Do Not Do That

This had come up before, many years ago, so Ben and Sam were not totally surprised.

Herb Sheer had come to Doc first, and Doc had suggested he get Ben involved. Herb had long been a patient of Doc and a client of Ben.

The problem had originated, not surprisingly, with a new charismatic preacher in town. In the curmudgeons’ long experience such seldom heralded peace for parishioners.

Herb was, like Doc and Ben and most mature adults, loaded with guilt. Doc and Ben knew this was the condition of all men (and women). The preacher had convinced Herb he was special in his degree of sinning and should adopt extreme measures, confession of all to wife and children. Herb had turned to the preacher during a health crisis from which Herb had been blessedly relieved by further tests at Mayo that revealed a false diagnosis.

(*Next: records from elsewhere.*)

## Fuse BN finalize into next conv's prologue to drop separate kernel launch

Instead of launching a separate bn_finalize kernel between conv layers, the BN statistics reduction (mean, rstd, scale, shift, running stats) is computed in the prologue of the next Winograd conv or input-transform kernel, and block 0 writes the coefficients. This removes one small kernel launch and its dependency gap per BN layer. In exchange, every block of the consumer kernel redundantly reduces the slot statistics in fp64, which adds prologue latency. An environment switch, on by default, controls it and it is added to the autotune key.

```diff
diff --git a/csrc/kernels/bn_fin.h b/csrc/kernels/bn_fin.h
--- /dev/null
+++ b/csrc/kernels/bn_fin.h
@@ -0,0 +1,44 @@
+#pragma once
+#include "common.h"
+
+struct BnFin {
+  const double* slots;
+  int SL;
+  double count;
+  const float* gamma;
+  const float* beta;
+  float eps;
+  float* rmean;
+  float* rvar;
+  float mom;
+  float* coeffs;
+};
+
+RK_DEV void bn_fin_channel(const double* __restrict__ slots, int SL, double count, const float* __restrict__ gamma,
+                           const float* __restrict__ beta, float eps, float* rmean, float* rvar, float mom,
+                           float* __restrict__ coeffs, int C, int c, bool write, float& sc, float& sh) {
+  double s = 0.0, ss = 0.0;
+  for (int l = 0; l < SL; ++l) {
+    s += slots[(long long)l * 2 * C + c];
+    ss += slots[(long long)l * 2 * C + C + c];
+  }
+  const double mean = s / count;
+  const double var = fmax(ss / count - mean * mean, 0.0);
+  const double rstd = 1.0 / sqrt(var + (double)eps);
+  sc = (float)((double)gamma[c] * rstd);
+  sh = (float)((double)beta[c] - mean * (double)gamma[c] * rstd);
+  if (write) {
+    coeffs[c] = (float)mean;
+    coeffs[C + c] = (float)rstd;
+    coeffs[2 * C + c] = sc;
+    coeffs[3 * C + c] = sh;
+    if (rmean) {
+      rmean[c] = (float)((1.0 - mom) * rmean[c] + mom * mean);
+      rvar[c] = (float)((1.0 - mom) * rvar[c] + mom * var * count / fmax(count - 1.0, 1.0));
+    }
+  }
+}
+
+RK_DEV void bn_fin_channel(const BnFin& f, int C, int c, bool write, float& sc, float& sh) {
+  bn_fin_channel(f.slots, f.SL, f.count, f.gamma, f.beta, f.eps, f.rmean, f.rvar, f.mom, f.coeffs, C, c, write, sc, sh);
+}
diff --git a/csrc/kernels/bnf.hip b/csrc/kernels/bnf.hip
--- a/csrc/kernels/bnf.hip
+++ b/csrc/kernels/bnf.hip
@@ -1,3 +1,4 @@
+#include "bn_fin.h"
 #include "common.h"
 #include <algorithm>
 #include <cstdint>
@@ -29,26 +30,7 @@
   for (int c = threadIdx.x; c < C; c += 256) {
     float sc, sh;
     if (slots) {
-      double s = 0.0, ss = 0.0;
-      for (int l = 0; l < SL; ++l) {
-        s += slots[(long long)l * 2 * C + c];
-        ss += slots[(long long)l * 2 * C + C + c];
-      }
-      const double mean = s / count;
-      const double var = fmax(ss / count - mean * mean, 0.0);
-      const double rstd = 1.0 / sqrt(var + (double)eps);
-      sc = (float)((double)gamma[c] * rstd);
-      sh = (float)((double)beta[c] - mean * (double)gamma[c] * rstd);
-      if (blockIdx.x == 0) {
-        coeffs[c] = (float)mean;
-        coeffs[C + c] = (float)rstd;
-        coeffs[2 * C + c] = sc;
-        coeffs[3 * C + c] = sh;
-        if (rmean) {
-          rmean[c] = (float)((1.0 - mom) * rmean[c] + mom * mean);
-          rvar[c] = (float)((1.0 - mom) * rvar[c] + mom * var * count / fmax(count - 1.0, 1.0));
-        }
-      }
+      bn_fin_channel(slots, SL, count, gamma, beta, eps, rmean, rvar, mom, coeffs, C, c, blockIdx.x == 0, sc, sh);
     } else {
       sc = scale_in[c];
       sh = shift_in[c];
diff --git a/csrc/kernels/winograd4.hip b/csrc/kernels/winograd4.hip
--- a/csrc/kernels/winograd4.hip
+++ b/csrc/kernels/winograd4.hip
@@ -1,4 +1,5 @@
 #include <type_traits>
+#include "bn_fin.h"
 #include "common.h"
 #include <cstdlib>
 
@@ -25,6 +26,7 @@
   int bpg;
   long long gx, gu, gy, gbias;
   const float* pro;
+  BnFin fin;
 };
 
 constexpr unsigned OOB = 0x80000000u;
@@ -110,8 +112,13 @@
   __shared__ __attribute__((aligned(16))) float Us[NS][P][BNC][KC];
   __shared__ float Ps[PRO ? 2 * W4_PRO_MAXC : 1];
   if constexpr (PRO) {
-    for (int i = threadIdx.x; i < 2 * p.C; i += (int)blockDim.x)
-      Ps[i < p.C ? i : W4_PRO_MAXC + i - p.C] = p.pro[i];
+    if (p.fin.slots) {
+      for (int c = threadIdx.x; c < p.C; c += (int)blockDim.x)
+        bn_fin_channel(p.fin, p.C, c, blockIdx.x == 0, Ps[c], Ps[W4_PRO_MAXC + c]);
+    } else {
+      for (int i = threadIdx.x; i < 2 * p.C; i += (int)blockDim.x)
+        Ps[i < p.C ? i : W4_PRO_MAXC + i - p.C] = p.pro[i];
+    }
     __syncthreads();
   }
   const int lane = threadIdx.x & 63, wave = threadIdx.x >> 6;
@@ -1017,6 +1024,7 @@
   long long gx, gu, gy, gbias;
   const float* pro;
   void* stream;
+  BnFin fin = {};
 };
 
 template <int MO, int WM, int WN, int MINW, int NS = 1, bool UB = false, bool WS = false, bool PRO = false>
@@ -1030,11 +1038,15 @@
   if ((flags & WF_BIAS) && !a.bias) return RK_EBADARG;
   if (groups > 1 && (flags & (WF_STATS | WF_BNB | WF_BNP))) return RK_EUNSUPPORTED;
   if (PRO != (a.pro != nullptr)) return RK_EBADARG;
+  if (a.fin.slots && (a.fin.SL <= 0 || !a.fin.gamma || !a.fin.beta || !a.fin.coeffs || a.pro != a.fin.coeffs + 2 * C ||
+                      !a.fin.rmean != !a.fin.rvar))
+    return RK_EBADARG;
   if ((flags & WF_POOL) && (flags != WF_POOLED || PRO || (H & 1) || (W & 1))) return RK_EUNSUPPORTED;
   if (PRO && (groups > 1 || (flags & ~WF_STATS) || C > W4_PRO_MAXC)) return RK_EUNSUPPORTED;
   W4Params p;
   p.x = a.x; p.u = a.u; p.y = a.y; p.bias = a.bias; p.stats = a.stats; p.gate = a.gate;
   p.pro = a.pro;
+  p.fin = a.fin;
   p.Nb = Nb; p.H = H; p.W = W; p.C = C; p.N = N;
   p.TW = W / MO;
   p.THW = (H / MO) * (W / MO);
@@ -1122,6 +1134,17 @@
                                  const float* pro, void* stream) {
   return gfwd_dispatch(W4_ROWS, variant, {x, u, y, bias, stats, slotMask, gate, Nb, H, W, C, N, flags, groups, gx, gu,
                                           gy, gbias, pro, stream});
+}
+
+extern "C" int rk_wino4_conv_fin(const float* x, const float* u, float* y, double* stats, int slotMask, int Nb, int H,
+                                 int W, int C, int N, int flags, int variant, const double* slots, int SL,
+                                 double count, const float* gamma, const float* beta, float eps, float* rmean,
+                                 float* rvar, float mom, float* coeffs, void* stream) {
+  if (!slots || !coeffs) return RK_EBADARG;
+  GfwdArgs a = {x, u, y, nullptr, stats, slotMask, nullptr, Nb, H, W, C, N, flags, 1, 0, 0, 0, 0, coeffs + 2 * C,
+                stream};
+  a.fin = {slots, SL, count, gamma, beta, eps, rmean, rvar, mom, coeffs};
+  return gfwd_dispatch(W4_ROWS, variant, a);
 }
 
 extern "C" int rk_wino2s_conv_grp(const float* x, const float* u, float* y, const float* bias, double* stats,
@@ -1212,12 +1235,19 @@
   for (int q = 0; q < 36; ++q) *(f32x4*)(dst + q * ps) = res[q];
 }
 
-template <bool PL = false, int VW = 4>
+constexpr int W4PT_FIN_MAXC = 1024;
+template <bool PL = false, int VW = 4, bool FIN = false>
 __global__ __launch_bounds__(256) void w4pt_x_kernel(const float* __restrict__ x, void* __restrict__ v, int H,
                                                      int W, int C, int TW, int THW, int total4, int T,
-                                                     const float* __restrict__ pro) {
+                                                     const float* __restrict__ pro, const BnFin fin) {
   typedef __attribute__((ext_vector_type(VW))) float fvec;
   typedef __attribute__((ext_vector_type(VW))) __bf16 bvec;
+  __shared__ __attribute__((aligned(16))) float Fs[FIN ? 2 * W4PT_FIN_MAXC : 4];
+  if constexpr (FIN) {
+    for (int c = threadIdx.x; c < C; c += 256)
+      bn_fin_channel(fin, C, c, blockIdx.x == 0, Fs[c], Fs[W4PT_FIN_MAXC + c]);
+    __syncthreads();
+  }
   const int i = blockIdx.x * 256 + threadIdx.x;
   if (i >= total4) return;
   const int CV = C / VW;
@@ -1227,7 +1257,10 @@
   fvec psc, psh;
 #pragma unroll
   for (int e = 0; e < VW; ++e) psc[e] = 1.f, psh[e] = 0.f;
-  if (pro) {
+  if constexpr (FIN) {
+    psc = *(const fvec*)(Fs + VW * cv);
+    psh = *(const fvec*)(Fs + W4PT_FIN_MAXC + VW * cv);
+  } else if (pro) {
     psc = *(const fvec*)(pro + VW * cv);
     psh = *(const fvec*)(pro + C + VW * cv);
   }
@@ -1245,7 +1278,7 @@
 #pragma unroll
         for (int e = 0; e < VW; ++e) val[e] = 0.f;
       }
-      if (pro && in) {
+      if ((FIN || pro) && in) {
 #pragma unroll
         for (int e = 0; e < VW; ++e) val[e] = fmaxf(fmaf(val[e], psc[e], psh[e]), 0.f);
       }
@@ -1523,7 +1556,7 @@
                      W, Co, TW, THW, (int)ty, (int)T);
   RK_LAUNCH_CHECK();
   hipLaunchKernelGGL(w4pt_x_kernel<false>, dim3((unsigned)((tx + 255) / 256)), dim3(256), 0, (hipStream_t)stream, x,
-                     v, H, W, Ci, TW, THW, (int)tx, (int)T, xpro);
+                     v, H, W, Ci, TW, THW, (int)tx, (int)T, xpro, BnFin{});
   RK_LAUNCH_CHECK();
   return RK_OK;
 }
@@ -1788,23 +1821,33 @@
   return RK_OK;
 }
 
-extern "C" int rk_wino4_pt_input(const float* x, float* v, int Nb, int H, int W, int C, const float* pro,
-                                 void* stream) {
-  if (Nb <= 0 || H <= 0 || W <= 0 || (H & 3) || (W & 3) || C <= 0) return RK_EBADARG;
+namespace {
+bool w4pt_fin_ok(const BnFin& f, int C) {
+  return !f.slots || (f.SL > 0 && f.gamma && f.beta && f.coeffs && C <= W4PT_FIN_MAXC && !f.rmean == !f.rvar);
+}
+
+int launch_pt_input(const float* x, float* v, int Nb, int H, int W, int C, const float* pro, const BnFin& fin,
+                    void* stream) {
+  if (Nb <= 0 || H <= 0 || W <= 0 || (H & 3) || (W & 3) || C <= 0 || !w4pt_fin_ok(fin, C)) return RK_EBADARG;
   if (C & 3) return RK_EUNSUPPORTED;
   const int TW = W / 4, THW = (H / 4) * (W / 4);
   const long long T = (long long)Nb * THW;
   if (36 * T * C >= (1ll << 31)) return RK_EUNSUPPORTED;
   const long long tx = T * C / 4;
-  hipLaunchKernelGGL(w4pt_x_kernel<false>, dim3((unsigned)((tx + 255) / 256)), dim3(256), 0, (hipStream_t)stream, x,
-                     v, H, W, C, TW, THW, (int)tx, (int)T, pro);
+  const dim3 grid((unsigned)((tx + 255) / 256));
+  if (fin.slots)
+    hipLaunchKernelGGL((w4pt_x_kernel<false, 4, true>), grid, dim3(256), 0, (hipStream_t)stream, x, v, H, W, C, TW,
+                       THW, (int)tx, (int)T, pro, fin);
+  else
+    hipLaunchKernelGGL(w4pt_x_kernel<false>, grid, dim3(256), 0, (hipStream_t)stream, x, v, H, W, C, TW, THW,
+                       (int)tx, (int)T, pro, fin);
   RK_LAUNCH_CHECK();
   return RK_OK;
 }
 
-extern "C" int rk_x6p_w4_input(const float* x, void* v, int Nb, int H, int W, int C, const float* pro,
-                               void* stream) {
-  if (Nb <= 0 || H <= 0 || W <= 0 || (H & 3) || (W & 3) || C <= 0) return RK_EBADARG;
+int launch_x6p_input(const float* x, void* v, int Nb, int H, int W, int C, const float* pro, const BnFin& fin,
+                     void* stream) {
+  if (Nb <= 0 || H <= 0 || W <= 0 || (H & 3) || (W & 3) || C <= 0 || !w4pt_fin_ok(fin, C)) return RK_EBADARG;
   if (C & 3) return RK_EUNSUPPORTED;
   const int TW = W / 4, THW = (H / 4) * (W / 4);
   const long long T = (long long)Nb * THW;
@@ -1814,14 +1857,43 @@
     return e && std::atoi(e) == 2 ? 2 : 4;
   }();
   const long long tx = T * C / vw;
-  if (vw == 4)
-    hipLaunchKernelGGL((w4pt_x_kernel<true, 4>), dim3((unsigned)((tx + 255) / 256)), dim3(256), 0,
-                       (hipStream_t)stream, x, v, H, W, C, TW, THW, (int)tx, (int)T, pro);
+  const dim3 grid((unsigned)((tx + 255) / 256));
+  const hipStream_t st = (hipStream_t)stream;
+  if (vw == 4 && fin.slots)
+    hipLaunchKernelGGL((w4pt_x_kernel<true, 4, true>), grid, dim3(256), 0, st, x, v, H, W, C, TW, THW, (int)tx, (int)T,
+                       pro, fin);
+  else if (vw == 4)
+    hipLaunchKernelGGL((w4pt_x_kernel<true, 4>), grid, dim3(256), 0, st, x, v, H, W, C, TW, THW, (int)tx, (int)T, pro,
+                       fin);
+  else if (fin.slots)
+    hipLaunchKernelGGL((w4pt_x_kernel<true, 2, true>), grid, dim3(256), 0, st, x, v, H, W, C, TW, THW, (int)tx, (int)T,
+                       pro, fin);
   else
-    hipLaunchKernelGGL((w4pt_x_kernel<true, 2>), dim3((unsigned)((tx + 255) / 256)), dim3(256), 0,
-                       (hipStream_t)stream, x, v, H, W, C, TW, THW, (int)tx, (int)T, pro);
+    hipLaunchKernelGGL((w4pt_x_kernel<true, 2>), grid, dim3(256), 0, st, x, v, H, W, C, TW, THW, (int)tx, (int)T, pro,
+                       fin);
   RK_LAUNCH_CHECK();
   return RK_OK;
+}
+}
+
+extern "C" int rk_wino4_pt_input(const float* x, float* v, int Nb, int H, int W, int C, const float* pro,
+                                 void* stream) {
+  return launch_pt_input(x, v, Nb, H, W, C, pro, BnFin{}, stream);
+}
+
+extern "C" int rk_x6p_w4_input(const float* x, void* v, int Nb, int H, int W, int C, const float* pro,
+                               void* stream) {
+  return launch_x6p_input(x, v, Nb, H, W, C, pro, BnFin{}, stream);
+}
+
+extern "C" int rk_wino4_pt_input_fin(const float* x, void* v, int Nb, int H, int W, int C, int planes,
+                                     const double* slots, int SL, double count, const float* gamma,
+                                     const float* beta, float eps, float* rmean, float* rvar, float mom,
+                                     float* coeffs, void* stream) {
+  if (!slots || !coeffs) return RK_EBADARG;
+  const BnFin fin = {slots, SL, count, gamma, beta, eps, rmean, rvar, mom, coeffs};
+  return planes ? launch_x6p_input(x, v, Nb, H, W, C, nullptr, fin, stream)
+                : launch_pt_input(x, (float*)v, Nb, H, W, C, nullptr, fin, stream);
 }
 
 extern "C" int rk_x6p_w4_wgrad_transform(const float* dy, const float* x, void* mt, void* vt, int Nb, int H, int W,
diff --git a/rafiki_amd/engine/convnet.py b/rafiki_amd/engine/convnet.py
--- a/rafiki_amd/engine/convnet.py
+++ b/rafiki_amd/engine/convnet.py
@@ -399,6 +399,7 @@
             ww.refresh()
         acts, saved, h = [x], [], x
         pros, hpro = [None], None
+        hfin = None
         for bi, (name, cin, cout, pool, hw) in enumerate(self.blocks):
             wk = ww.conv_sets(bi) if ww is not None else {}
             if not self.bn:
@@ -410,15 +411,19 @@
                 acts.append(h)
                 continue
             rm, rv = self.running_stats(bi)
-            y = S.conv_fwd(h, fl.w(name + '.w'), stats_acc=accs[bi][0], pro=hpro, **wk)
+            y = S.conv_fwd(h, fl.w(name + '.w'), stats_acc=accs[bi][0], pro=hpro, fin=hfin, **wk)
             if self._bn_on_load(bi, B, ww):
-                coeffs = S.bn_finalize(y, accs[bi][0], B * hw * hw, fl.w(name + '.gamma'), fl.w(name + '.beta'),
-                                       self.bn_eps, rm, rv, self.bn_momentum)
+                fin = S.BnFin(accs[bi][0], B * hw * hw, fl.w(name + '.gamma'), fl.w(name + '.beta'), self.bn_eps,
+                              rm, rv, self.bn_momentum)
+                coeffs = torch.empty((4, cout), device=y.device, dtype=torch.float32)
+                hfin = fin if S.BN_FIN_FUSED else None
+                if hfin is None:
+                    fin.run(y, coeffs)
                 h, hpro = y, coeffs
             else:
                 h, coeffs = S.bn_fwd(y, accs[bi][0], B * hw * hw, fl.w(name + '.gamma'), fl.w(name + '.beta'),
                                      self.bn_eps, rm, rv, self.bn_momentum, pool=pool, act=F.ACT_RELU)
-                hpro = None
+                hpro = hfin = None
             saved.append((y, coeffs))
             acts.append(h)
             pros.append(hpro)
diff --git a/rafiki_amd/ops/_lib.py b/rafiki_amd/ops/_lib.py
--- a/rafiki_amd/ops/_lib.py
+++ b/rafiki_amd/ops/_lib.py
@@ -132,6 +132,9 @@
     "rk_wino_weights_all": [vp, vp, vp, i32, vp, vp],
     "rk_x6p_w4_input": [vp, vp, i32, i32, i32, i32, vp, vp],
     "rk_x6p_w4_wgrad_transform": [vp, vp, vp, vp, i32, i32, i32, i32, i32, vp],
+    "rk_wino4_conv_fin": [vp, vp, vp, vp, i32, i32, i32, i32, i32, i32, i32, i32, vp, i32, f64, vp, vp, f32, vp, vp,
+                          f32, vp, vp],
+    "rk_wino4_pt_input_fin": [vp, vp, i32, i32, i32, i32, i32, vp, i32, f64, vp, vp, f32, vp, vp, f32, vp, vp],
 }
 
 _RESTYPES = {"rk_embedding_bwd_ws": (C.c_longlong, [i32])}
diff --git a/rafiki_amd/ops/autotune.py b/rafiki_amd/ops/autotune.py
--- a/rafiki_amd/ops/autotune.py
+++ b/rafiki_amd/ops/autotune.py
@@ -63,7 +63,7 @@
     return _ident['lib']
 
 
-_CAND_SWITCHES = ('RAFIKI_X6', 'RAFIKI_PT_MAX_HW', 'RAFIKI_WINOGRAD', 'RAFIKI_WINOGRAD4')
+_CAND_SWITCHES = ('RAFIKI_X6', 'RAFIKI_PT_MAX_HW', 'RAFIKI_WINOGRAD', 'RAFIKI_WINOGRAD4', 'RAFIKI_BN_FIN_FUSED')
 
 
 def db_name() -> str:
diff --git a/rafiki_amd/ops/f32.py b/rafiki_amd/ops/f32.py
--- a/rafiki_amd/ops/f32.py
+++ b/rafiki_amd/ops/f32.py
@@ -234,7 +234,7 @@
 
 
 def conv_fwd(x: torch.Tensor, w: torch.Tensor, *, taps: int = 9, stats_acc=None, bias=None, act=ACT_NONE,
-             slope=0.2, out=None, wino=None, wino4=None, wino4p=None, wino4b=None, pro=None):
+             slope=0.2, out=None, wino=None, wino4=None, wino4p=None, wino4b=None, pro=None, fin=None):
     _check(x, 'conv_fwd x')
     Nb, H, W, Cin = x.shape
     Cout = w.shape[0]
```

This relief had tripped Herb’s rationality switch to the confession vulnerable setting, a setting Sam and Doc knew would yield good for no one if allowed to proceed.

“Oh my God,” Ben had said when Doc told him.

“Afraid so,” Doc replied.

The curmudgeons had agreed on a strategy session at 5pm in Ben’s library-conference room.

With Joanne departed and the drams of The Macallan poured, the old friends sat pondering.

“How can Herb imagine confession will do any good?” Ben asked.

“Temporary insanity,” Sam said.

“How do you cure that?” Ben asked.

“Only time or a good shock will, in my experience, “ Sam said.

“What sort of shock,” Ben asked.

“That is what we need to come up with,” Doc said.

So the curmudgeons screwed on their thinking caps and got down to serious study. Of course a fly fishing trip was their first and only solution. To where? If was August, so Montana, Wyoming or Colorado were the logical targets (and Herb’s jet the obvious conveyance). Sam had the leverage (he could always prescribe it for Herb’s health).

The curmudgeons picked a destination they had always wanted to fish and Sam went to work on his assigned duties. Wheels were up August 15. Stopping once to refuel, they made landing at 3pm and were soon in a chauffeured van to their destination. Dinner was served in their cabin by a boy and girl in their early twenties, handsome and cheerful and skilled, who made the three wistful, contemplating in memory what their lives must be like.

Good wine and good food topped with brandy and talk of shared memories got the three to where the curmudgeons had planned they should be. Then Ben opened, “Herb, I want you to imagine something. I know it could never happen, but just imagine it did and how you would feel. Suppose Millie (Herb’s wife of 52 years) came to you and confessed a 10-year affair with your principal professional rival (Herb had been a trial lawyer in Atlanta and a top one). Would you at this point in life want to hear that news, even accompanied with abject apology?”

Herb was silent five minutes, then said, “Hell no.”

That was the end of the crisis. The three enjoyed two days of good fishing, then flew home in Herb’s jet. On their drive home from Albany’s airport, Sam said to Ben (Herb was not with them), “The irony of that solution gave me the creeps.”

Ben said, “Me too. Too cute for our own good.”

In fact, Millie did have that affair, at the same time Herb was having the one with his rival’s wife he had almost confessed to. Ben and Sam had heard contemporaneous confessions by both Herb and his wife but had been professionally obligated by ethics to remain mute, thank goodness.

“Life,” Sam said, “is too strange to be real.”

The charismatic preacher was gone from the parish in six months, but not before provoking three divorces in the congregation, all caused by his confession advice, employed by him in search of affairs of his own the curmudgeons felt sure.